The markets sessions at AIM were popular, as were the booths of the many analysts, marketing advisers, buyers and brokers. At those, farmers heard a cheerier story, with excellent prices for some small crops like mustard and a suddenly brighter outlook for wheat, which has languished for months.

Sometimes the markets compensate us for bad crop production with higher prices, but you can never count on that. Farmers in other countries will try to fill in any demand we can’t meet.

But this year might be a fortunate coincidence when low production here will not likely be offset by booming production elsewhere.

As Burnett pointed out in his session, there might be lots of wheat around the world, but the critical stocks in the few countries that export significant amounts of wheat — there are only a half dozen — have fallen sharply.

American production is suffering. Argentina has had terrible problems. It’s obviously bad in Western Canada.

And now Russian missiles are hitting Ukrainian grain terminals and shutting down that major exporter’s access to markets.

“The market is reacting like there are tons of wheat around and it doesn’t matter,” said Burnett.

“But really, the situation is becoming very, very tight and it won’t take too much to tip it over.”

As always, sad reasons are behind the rise in our prices, but we need that to get through this coming drought-reduced crop year.

That means farmers are going to need to carefully steward every bushel of grain they can produce. When you get less, you need to earn more for each bushel.

This was a point pinged by Dave Crompton of OPI, the “guys with the blue cables,” who specialize in grain quality monitoring for grain storage systems.

“Why go to all the trouble, cost, the risk to produce a crop, and then just throw it in the bin?” said Crompton, who has been in the business since 1984.

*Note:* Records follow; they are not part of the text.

#define LDP_TCONV_PASS(pass_tag) \
  stage_load(pass_tag, it0); \
  wload(S16 ? it0 * NSTEP : it0, wb0, rb0); \
  stage_store(pass_tag, smem + (it0 & 1) * C::XT); \
  __syncthreads(); \
  LDP_TL(1); \
  if (mode_2d(MODE) && !S16) { \
    for (int it = it0; it < nit; it += 2) { \
      iteration(pass_tag, std::false_type{}, it, wb0, rb0, wb1, rb1); \
      if (it + 1 < nit) iteration(pass_tag, std::false_type{}, it + 1, wb1, rb1, wb0, rb0); \
    } \
  } else { \
    int it = it0; \
    if constexpr (S16 && NSTEP % 2 == 0) { \
      for (; it + 1 < nit; ++it) iteration(pass_tag, std::false_type{}, it, wb0, rb0, wb1, rb1); \
      iteration(pass_tag, std::true_type{}, it, wb0, rb0, wb1, rb1); \
    } else { \
    for (; it + 2 < nit; it += 2) { \
      iteration(pass_tag, std::false_type{}, it, wb0, rb0, wb1, rb1); \
      iteration(pass_tag, std::false_type{}, it + 1, wb1, rb1, wb0, rb0); \
    } \
    if (it + 2 == nit) { \
      iteration(pass_tag, std::false_type{}, it, wb0, rb0, wb1, rb1); \
      iteration(pass_tag, std::true_type{}, it + 1, wb1, rb1, wb0, rb0); \
    } else if (it + 1 == nit) { \
      iteration(pass_tag, std::true_type{}, it, wb0, rb0, wb1, rb1); \
    } \
    } \
  }
  auto t4_combine_pass = [&](auto pass_tag) {
  if constexpr (T4S && !T4F) {
    constexpr int PASS = decltype(pass_tag)::value;
#pragma unroll
    for (int mm = 0; mm < MBE; ++mm) {
      const int m = T4P ? PASS : mm;
      const f32x4 se0 = tacc[mm][0] + tacc[mm][1], se1 = tacc[mm][0] + tacc[mm][2];
      acc[m][0] = (se0 + tacc[mm][3]) + tacc[mm][4];
      acc[m][1] = (se1 + tacc[mm][3]) + tacc[mm][5];
      acc[m][2] = (se0 + tacc[mm][6]) + tacc[mm][7];
      acc[m][3] = (se1 + tacc[mm][6]) + tacc[mm][8];
#pragma unroll
      for (int k = 0; k < T4_SLOTS; ++k) tacc[mm][k] = f32x4{0.f, 0.f, 0.f, 0.f};
    }
  }
  };
  {
    using pass0 = std::integral_constant<int, 0>;
    LDP_TCONV_PASS(pass0{})
    t4_combine_pass(pass0{});
  }
  if constexpr (T4P) {
    using pass1 = std::integral_constant<int, 1>;
    LDP_TCONV_PASS(pass1{})
    t4_combine_pass(pass1{});
  }
#undef LDP_TCONV_PASS

  if constexpr (T2S) {
#pragma unroll
    for (int m = 0; m < MB; ++m) {
      if constexpr (T2S2) {
        sacc[m] = sacc[m] + sacc_b[m];
        acc[m][0] = acc[m][0] + acc_b[m][0];
        acc[m][1] = acc[m][1] + acc_b[m][1];
      }
      acc[m][0] = sacc[m] + acc[m][0];
      acc[m][1] = sacc[m] + acc[m][1];
    }
  }
  if constexpr (C::F16 && S32) {
#pragma unroll
    for (int t = 0; t < TO; ++t)
#pragma unroll
      for (int i = 0; i < 16; ++i) acc32[t][i] = acc32[t][i] + acc32_lo[t][i] * (1.0f / 2048.0f);
    if constexpr (RES_OUT) {
#pragma unroll
      for (int t = 0; t < TO; ++t)
#pragma unroll
        for (int i = 0; i < 16; ++i) racc32[t][i] = racc32[t][i] + racc32_lo[t][i] * (1.0f / 2048.0f);
    }
  }
  if constexpr (C::F16 && !S32) {
#pragma unroll
    for (int m = 0; m < MB; ++m) {
#pragma unroll
      for (int t = 0; t < TO; ++t) acc[m][t] = acc[m][t] + acc_lo[m][t] * (1.0f / 2048.0f);
      if constexpr (RES_OUT) {
#pragma unroll
        for (int t = 0; t < TO; ++t) racc[m][t] = racc[m][t] + racc_lo[m][t] * (1.0f / 2048.0f);
      }
    }
  }
  LDP_TL(2);
  if LDP_ABL(16) return;
  const int ecol = wn * 16 + (lane & 15);
  const int erow0 = (lane >> 4) * 4;
  const int flags = (a.flags & mode_flag_mask(MODE)) | mode_flag_forced(MODE);
  constexpr int EPL = C::EPL;
  constexpr int NS = 16 * MB;
  constexpr int SPW = (NS + C::NW - 1) / C::NW;
  constexpr bool FULL = (NS % C::NW) == 0;
  const unsigned lane_to = BN <= 64 ? (unsigned)lane / BN : 0u;
  const unsigned lane_col = BN <= 64 ? (unsigned)lane % BN : (unsigned)lane;
  auto e_to = [](int e) { return BN <= 64 ? e * (64 / BN) : e / (BN / 64); };
  auto e_col = [](int e) { return BN <= 64 ? 0 : 64 * (e % (BN / 64)); };
  const unsigned lane_chan = (unsigned)(cbk * BN) + lane_col;
  const unsigned lane_eoff = __umul24(lane_to, (unsigned)a.cout) + lane_chan;
  const unsigned lane_uoff = __umul24(lane_to, (unsigned)a.d_real) + lane_chan;
  float p_bias[EPL], p_gs[EPL], p_gb[EPL], p_rb[EPL];
  float p_fts[SPW][EPL], p_fgs[SPW][EPL], p_ftb[SPW][EPL], p_fgb[SPW][EPL], p_add[SPW][EPL], p_nz[SPW][EPL];
#pragma unroll
  for (int e = 0; e < EPL; ++e) {
    p_bias[e] = (a.bias + e_col(e))[lane_chan];
    p_gs[e] = (flags & EP_GN) ? (a.gn_scale + e_col(e))[lane_chan] : 1.0f;
    p_gb[e] = (flags & EP_GN) ? (a.gn_bias + e_col(e))[lane_chan] : 0.0f;
    p_rb[e] = RES_OUT ? (a.bres + e_col(e))[lane_chan] : 0.0f;
  }
  const bool f_film = (flags & EP_FILM) != 0, f_res = (flags & EP_RESIN) != 0;
  const bool f_step = (flags & EP_STEP) != 0;
#pragma unroll
  for (int si = 0; si < SPW; ++si)
#pragma unroll
    for (int e = 0; e < EPL; ++e) p_fts[si][e] = p_fgs[si][e] = p_ftb[si][e] = p_fgb[si][e] = p_add[si][e] = p_nz[si][e] = 0.0f;
  if (f_film) {
#pragma unroll
    for (int si = 0; si < SPW; ++si) {
      const int sr = wave + si * C::NW;
      const int b = (b0 + sr) < a.B ? (b0 + sr) : (a.B - 1);
      int kk = a.k;
      if (a.k_dev) kk = a.k_dev[b];
      const float* ft = a.film_t + (size_t)kk * a.film_stride;
      const float* fg = a.film_g + (size_t)b * a.film_stride;
#pragma unroll
      for (int e = 0; e < EPL; ++e) {
        p_fts[si][e] = (ft + e_col(e))[lane_chan];
        p_fgs[si][e] = (fg + e_col(e))[lane_chan];
        p_ftb[si][e] = (ft + a.cout + e_col(e))[lane_chan];
        p_fgb[si][e] = (fg + a.cout + e_col(e))[lane_chan];
      }
    }
  }
  if (f_res || f_step) {
    const float* rp = f_res ? a.res_in : a.out;
#pragma unroll
    for (int si = 0; si < SPW; ++si) {
      const int sr = wave + si * C::NW;
      const int b = (b0 + sr) < a.B ? (b0 + sr) : (a.B - 1);
#pragma unroll
      for (int e = 0; e < EPL; ++e)
        p_add[si][e] = (rp + ((size_t)b * TO + e_to(e)) * a.cout + e_col(e))[lane_eoff];
    }
  }
  if (f_step && a.noise && a.coef.sigma != 0.f) {
#pragma unroll
    for (int si = 0; si < SPW; ++si) {
      const int sr = wave + si * C::NW;
      const int b = (b0 + sr) < a.B ? (b0 + sr) : (a.B - 1);
#pragma unroll
      for (int e = 0; e < EPL; ++e) {
        const int to = (int)lane_to + e_to(e), c = (int)lane_chan + e_col(e);
        if (c < a.d_real && (b * TO + to) < a.rows_valid)
          p_nz[si][e] = (a.noise + ((size_t)b * TO + e_to(e)) * a.d_real + e_col(e))[lane_uoff];
      }
    }
  }

  {
    constexpr int pass = 0;
    if constexpr (S32) {
#pragma unroll
      for (int to = 0; to < TO; ++to)
#pragma unroll
        for (int i = 0; i < 16; ++i) {
          const int row32 = (i & 3) + 8 * (i >> 2) + 4 * (lane >> 5);
          smem[((((row32 >> 4) * KS + ks) * TO + to) * 16 + (row32 & 15)) * BNP + wn * 32 + (lane & 31)] = acc32[to][i];
        }
    } else
#pragma unroll
    for (int m = 0; m < MB; ++m) {
#pragma unroll
      for (int to = 0; to < TO; ++to) {
#pragma unroll
        for (int i = 0; i < 4; ++i)
          smem[(((m * KS + ks) * TO + to) * 16 + erow0 + i) * BNP + ecol] = acc[m][to][i];
      }
    }
    __syncthreads();
    LDP_TL(3);

    constexpr int TILE = NS * TO * BN;
    constexpr bool KW_OK = KWS && (MODE == MODE_K5 || MODE == MODE_DOWN || MODE == MODE_UP) && MB == 1 && TO * BN <= 512;
    unsigned long long* kw_tile = nullptr;
    unsigned int ktag = 0;
    if (KW_OK && kw > 1) {
      const int tile_id = sb * (ngroups * cs) + cbk;
      kw_tile = a.kw_slab + (size_t)(tile_id * kw) * (2 * TILE);
      ktag = (((unsigned int)a.ctl[2] & 0xfffu) << 20) | (((unsigned int)a.step + 1u) << 6) | (unsigned int)a.kw_slot;
      if (kpart != 0) {
        unsigned long long* mine = kw_tile + (size_t)kpart * (2 * TILE);
#pragma unroll
        for (int pass = 0; pass < (RES_OUT ? 2 : 1); ++pass) {
          if (pass == 1) {
            __syncthreads();
#pragma unroll
            for (int to = 0; to < TO; ++to)
#pragma unroll
              for (int i = 0; i < 4; ++i)
                smem[((ks * TO + to) * 16 + erow0 + i) * BNP + ecol] = racc[0][RES_OUT ? to : 0][i];
            __syncthreads();
          }
          const auto krsrc = __builtin_amdgcn_make_buffer_rsrc(mine, 0, 0x7ffffff0, 0x00020000);
          constexpr int PAIRS = TO * BN / 2;
#pragma unroll
          for (int si = 0; si < SPW; ++si) {
            const int sr = wave + si * C::NW;
            if (!FULL && sr >= NS) continue;
#pragma unroll
            for (int pc = 0; pc < (PAIRS + 63) / 64; ++pc) {
              if (PAIRS < 64 && lane >= PAIRS) continue;
              const int el = 2 * (lane + 64 * pc);
              const int to = el / BN, col = el % BN;
              float x0 = 0.0f, x1 = 0.0f;
#pragma unroll
              for (int k2 = 0; k2 < KS; ++k2) {
                x0 += smem[((k2 * TO + to) * 16 + sr) * BNP + col];
                x1 += smem[((k2 * TO + to) * 16 + sr) * BNP + col + 1];
              }
              const unsigned long long g0 = granule_pack(ktag, x0), g1 = granule_pack(ktag, x1);
              const u32x4_t gv = {(unsigned int)g0, (unsigned int)(g0 >> 32), (unsigned int)g1, (unsigned int)(g1 >> 32)};
              __builtin_amdgcn_raw_buffer_store_b128(gv, krsrc, (unsigned int)((pass * TILE + sr * (TO * BN) + el) * 8), 0, AUX_SC1);
            }
          }
        }
        return;
      }
    }
    auto kw_add = [&](float x, int pass, int sr, int el) {
      if (!(KW_OK && kw > 1)) return x;
      unsigned long long pv[KW_MAX - 1];
      int spin = 0;
      for (;;) {
        bool ok = true;
#pragma unroll
        for (int q = 0; q < KW_MAX - 1; ++q) {
          pv[q] = 0;
          if (q + 1 < kw)
            pv[q] = __hip_atomic_load(kw_tile + (size_t)(q + 1) * (2 * TILE) + pass * TILE + sr * (TO * BN) + el,
                                      __ATOMIC_RELAXED, __HIP_MEMORY_SCOPE_AGENT);
        }
        asm volatile("s_waitcnt vmcnt(0)" ::: "memory");
#pragma unroll
        for (int q = 0; q < KW_MAX - 1; ++q) ok = ok && (q + 1 >= kw || granule_ok(pv[q], ktag));
        if (__all(ok)) break;
        if (++spin > (1 << 18) || ((spin & 1023) == 0 && __hip_atomic_load(a.fault, __ATOMIC_RELAXED, __HIP_MEMORY_SCOPE_SYSTEM) != 0u)) {
          if (lane == 0) *a.fault = 1u;
          break;
        }
        __builtin_amdgcn_s_sleep(1);
      }
#pragma unroll
      for (int q = 0; q < KW_MAX - 1; ++q) x += (q + 1 < kw) ? __uint_as_float((unsigned int)pv[q]) : 0.0f;
      return x;
    };

    const bool xch = (cs > 1) && (flags & EP_GN) && !LDP_ABL(32);
    const auto xrsrc = __builtin_amdgcn_make_buffer_rsrc(const_cast<unsigned long long*>(a.xchg), 0, 0x7ffffff0, 0x00020000);
    unsigned int xbase = 0;
    unsigned int tag = 0;
    if (xch) {
      xbase = (unsigned int)((sb * MB * ngroups + grp) * 4) * 256u;
      tag = ((unsigned int)a.ctl[2] << 12) + (unsigned int)a.step + 1u;
    }
    float vv[SPW][EPL];
    float s1a[SPW], s2a[SPW];
    bool range_bad = false;
#pragma unroll
    for (int si = 0; si < SPW; ++si) {
      const int sr = wave + si * C::NW;
      float s1 = 0.f, s2 = 0.f;
#pragma unroll
      for (int e = 0; e < EPL; ++e) {
        const int el = lane + 64 * e;
        const int to = el / BN, col = el % BN;
        float x = p_bias[e];
        if (FULL || sr < NS) {
#pragma unroll
          for (int k2 = 0; k2 < KS; ++k2)
            x += smem[((((sr >> 4) * KS + k2) * TO + to) * 16 + (sr & 15)) * BNP + col];
          x = kw_add(x, 0, sr, el);
        }
        vv[si][e] = x;
        s1 += x;
        s2 += x * x;
      }
      if (flags & EP_GN) {
        s1 = wave_sum(s1);
        s2 = wave_sum(s2);
        if (xch && (FULL || sr < NS) && lane == 0) {
          const unsigned long long g1 = granule_pack(tag, s1), g2 = granule_pack(tag, s2);
          const u32x4_t gv = {(unsigned int)g1, (unsigned int)(g1 >> 32), (unsigned int)g2, (unsigned int)(g2 >> 32)};
          __builtin_amdgcn_raw_buffer_store_b128(gv, xrsrc, xbase + (unsigned int)(((sr >> 4) * ngroups * 4 + half) * 256 + (sr & 15) * 16), 0, AUX_SC1);
        }
      }
      if constexpr (C::F16) {
        if (LDP_RANGE_GUARD) range_bad = range_bad || !(s2 <= 3.0e38f);
      }
      s1a[si] = s1;
      s2a[si] = s2;
    }

    LDP_TL(4);
    if (RES_OUT) {
      __syncthreads();
      if constexpr (S32) {
#pragma unroll
        for (int to = 0; to < TO; ++to)
#pragma unroll
          for (int i = 0; i < 16; ++i) {
            const int row32 = (i & 3) + 8 * (i >> 2) + 4 * (lane >> 5);
            smem[((((row32 >> 4) * KS + ks) * TO + to) * 16 + (row32 & 15)) * BNP + wn * 32 + (lane & 31)] = racc32[RES_OUT ? to : 0][i];
          }
      } else
#pragma unroll
      for (int m = 0; m < MB; ++m) {
#pragma unroll
        for (int to = 0; to < TO; ++to) {
#pragma unroll
          for (int i = 0; i < 4; ++i)
            smem[(((m * KS + ks) * TO + to) * 16 + erow0 + i) * BNP + ecol] = racc[m][RES_OUT ? to : 0][i];
        }
      }
      __syncthreads();
#pragma unroll
      for (int si = 0; si < SPW; ++si) {
        const int sr = wave + si * C::NW;
        const int b = b0 + sr;
        if ((!FULL && sr >= NS) || b >= a.B) continue;
#pragma unroll
        for (int e = 0; e < EPL; ++e) {
          const int el = lane + 64 * e;
          const int to = el / BN, col = el % BN;
          float x = p_rb[e];
#pragma unroll
          for (int k2 = 0; k2 < KS; ++k2)
            x += smem[((((sr >> 4) * KS + k2) * TO + to) * 16 + (sr & 15)) * BNP + col];
          x = kw_add(x, 1, sr, el);
          if (!LDP_ABL(128) || x == 12345.f) (a.res_out + ((size_t)b * TO + e_to(e)) * a.cout + e_col(e))[lane_eoff] = x;
        }
      }
    }

    LDP_TL(5);
    float gs1 = 0.f, gs2 = 0.f;
#pragma unroll
    for (int si = 0; si < SPW; ++si) {
      const int sr = wave + si * C::NW;
      if (!FULL && sr >= NS) continue;
      const int b = b0 + sr;
      const bool live = b < a.B;
      float* v = vv[si];
      float mean = 0.f, rstd = 1.f;
      if (flags & EP_GN) {
        float s1 = s1a[si], s2 = s2a[si];
        if (xch) {
          u32x4_t pg[3];
          int spin = 0;
          for (;;) {
#pragma unroll
            for (int q = 0; q < 3; ++q) {
              pg[q] = u32x4_t{0u, 0u, 0u, 0u};
              if (q < cs - 1) {
                const int pp = q < half ? q : q + 1;
                pg[q] = __builtin_amdgcn_raw_buffer_load_b128(xrsrc, xbase + (unsigned int)(((sr >> 4) * ngroups * 4 + pp) * 256 + (sr & 15) * 16), 0, AUX_SC1);
              }
            }
            asm volatile("s_waitcnt vmcnt(0)" : "+v"(pg[0]), "+v"(pg[1]), "+v"(pg[2]) :: "memory");
            bool ok = true;
#pragma unroll
            for (int q = 0; q < 3; ++q)
              ok = ok && (q >= cs - 1 || (((pg[q][0] ^ pg[q][1]) == tag) && ((pg[q][2] ^ pg[q][3]) == tag)));
            if (ok) break;
            if (++spin > (1 << 20) || ((spin & 1023) == 0 && __hip_atomic_load(a.fault, __ATOMIC_RELAXED, __HIP_MEMORY_SCOPE_SYSTEM) != 0u)) {
              if (lane == 0) *a.fault = 1u;
              break;
            }
            __builtin_amdgcn_s_sleep(1);
          }
#ifdef LDP_TIMELINE
          if (a.tl && lane == 0) {
            atomicAdd(&a.tl[120000], 1ull);
            atomicAdd(&a.tl[120001], (unsigned long long)spin);
          }
#endif
          float t1 = 0.f, t2 = 0.f;
#pragma unroll
          for (int pp = 0; pp < 4; ++pp) {
            if (pp >= cs) continue;
            const int q = pp < half ? pp : pp - 1;
            float p1 = s1, p2 = s2;
            if (pp != half) {
              p1 = __uint_as_float(q == 0 ? pg[0][0] : q == 1 ? pg[1][0] : pg[2][0]);
              p2 = __uint_as_float(q == 0 ? pg[0][2] : q == 1 ? pg[1][2] : pg[2][2]);
            }
            t1 = pp == 0 ? p1 : t1 + p1;
            t2 = pp == 0 ? p2 : t2 + p2;
          }
          s1 = t1;
          s2 = t2;
        }
        const float inv_n = 1.0f / (float)(TO * BN * cs);
        mean = s1 * inv_n;
        const float var = fmaxf(s2 * inv_n - mean * mean, 0.0f);
#if LDP_EPILOGUE_IEEE
        rstd = 1.0f / sqrtf(var + 1e-6f);
#else
        rstd = __builtin_amdgcn_rsqf(var + 1e-6f);
#endif
      }
      if (!live) continue;
#pragma unroll
      for (int e = 0; e < EPL; ++e) {
        const int el = lane + 64 * e;
        const int to = el / BN, col = el % BN;
        const int c = cbk * BN + col;
        float y = v[e];
        if (flags & EP_GN) {
          y = (y - mean) * rstd * p_gs[e] + p_gb[e];
          y = mish_f(y);
        }
        if (flags & EP_FILM) y = (p_fts[si][e] + p_fgs[si][e]) * y + (p_ftb[si][e] + p_fgb[si][e]);
        float* const optr = a.out + ((size_t)b * TO + e_to(e)) * a.cout + e_col(e);
        if (flags & EP_RESIN) y += p_add[si][e];
        if (flags & EP_RELU) y = fmaxf(y, 0.0f);
        if (flags & (EP_STEP | EP_EPSOUT)) {
          if (c < a.d_real && (b * TO + to) < a.rows_valid) {
            if (flags & EP_EPSOUT) (a.eps_out + ((size_t)b * TO + e_to(e)) * a.d_real + e_col(e))[lane_uoff] = y;
            if (flags & EP_STEP) {
              const float xt = p_add[si][e];
              float z = 0.f;
              if (a.coef.sigma != 0.f) {
                if (a.noise) z = p_nz[si][e];
                else z = philox_normal(a.seed[0], (a.seed[1] + (uint64_t)(b * TO + to)) * (uint64_t)a.cout
                                       + (uint64_t)c, (uint32_t)a.step, 0u);
              }
              float x0 = (xt - a.coef.sqrt_1mab * y) * a.coef.inv_sqrt_ab;
              x0 = fminf(fmaxf(x0, -1.0f), 1.0f);
              optr[lane_eoff] = a.coef.c_x0 * x0 + a.coef.c_x * xt + a.coef.c_eps * y + a.coef.sigma * z;
            }
          }
        } else if (!LDP_ABL(128) || y == 12345.f) {
          optr[lane_eoff] = y;
          if (C::STATS) { gs1 += y; gs2 += y * y; }
        }
      }
    }
    if constexpr (C::F16) {
      if (LDP_RANGE_GUARD && range_bad && a.fault) a.fault[1] = 1u;
    }
    LDP_TL(6);
#ifdef LDP_TIMELINE
    if (a.tl) { asm volatile("s_waitcnt vmcnt(0)" ::: "memory"); LDP_TL(7); }
#endif
    if (C::STATS) {
      if (a.stats_part) {
        float* sp = smem + C::TILE_FLOATS;
        sp[wave * 64 + lane] = gs1;
        sp[(C::NW + wave) * 64 + lane] = gs2;
        __syncthreads();
        if (tid < 128) {
          const int which = tid >> 6, c = tid & 63;
          float t = 0.f;
#pragma unroll
          for (int w = 0; w < C::NW; ++w) t += sp[(which * C::NW + w) * 64 + c];
          a.stats_part[((size_t)sb * a.cout + cbk * BN + c) * 2 + which] = t;
        }
      }
    }
  }
}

He said farmers often have a blind spot when it comes to preserving the value of their binned grain, recalling an analogy that bin aeration pioneer Frank Flaman would often make.

If you put a bucket of money on top of a bin, Flaman would say, you’d be going up all the time to make sure it was still there. But if you put 100 times as much value inside the bin in grain, you might just ignore it. That blind spot could cause some farmers to lose some of the crop they need to preserve.

“It’s 100 percent of your assets,” said Crompton.

Earlier in the day in which I heard Burnett and Crompton speaking, I’d had a chat with Stephen Nicholson of Rabobank, the global agricultural bank. He’s bullish wheat too, but what he’s more certain about is that the markets are going to be unpredictable and rocked by the sort of volatility that has whipsawed commodities and crops for a year.

“That’s just going to be the norm,” said Nicholson.

With that backdrop, locking in margins is going to be more important than ever. There can be bullish or bearish factors out in the markets, but volatility is making that extremely hard to play, and farmers have to focus on business self-preservation.

“This is a margin business and we have to think of it that way and act accordingly,” said Nicholson.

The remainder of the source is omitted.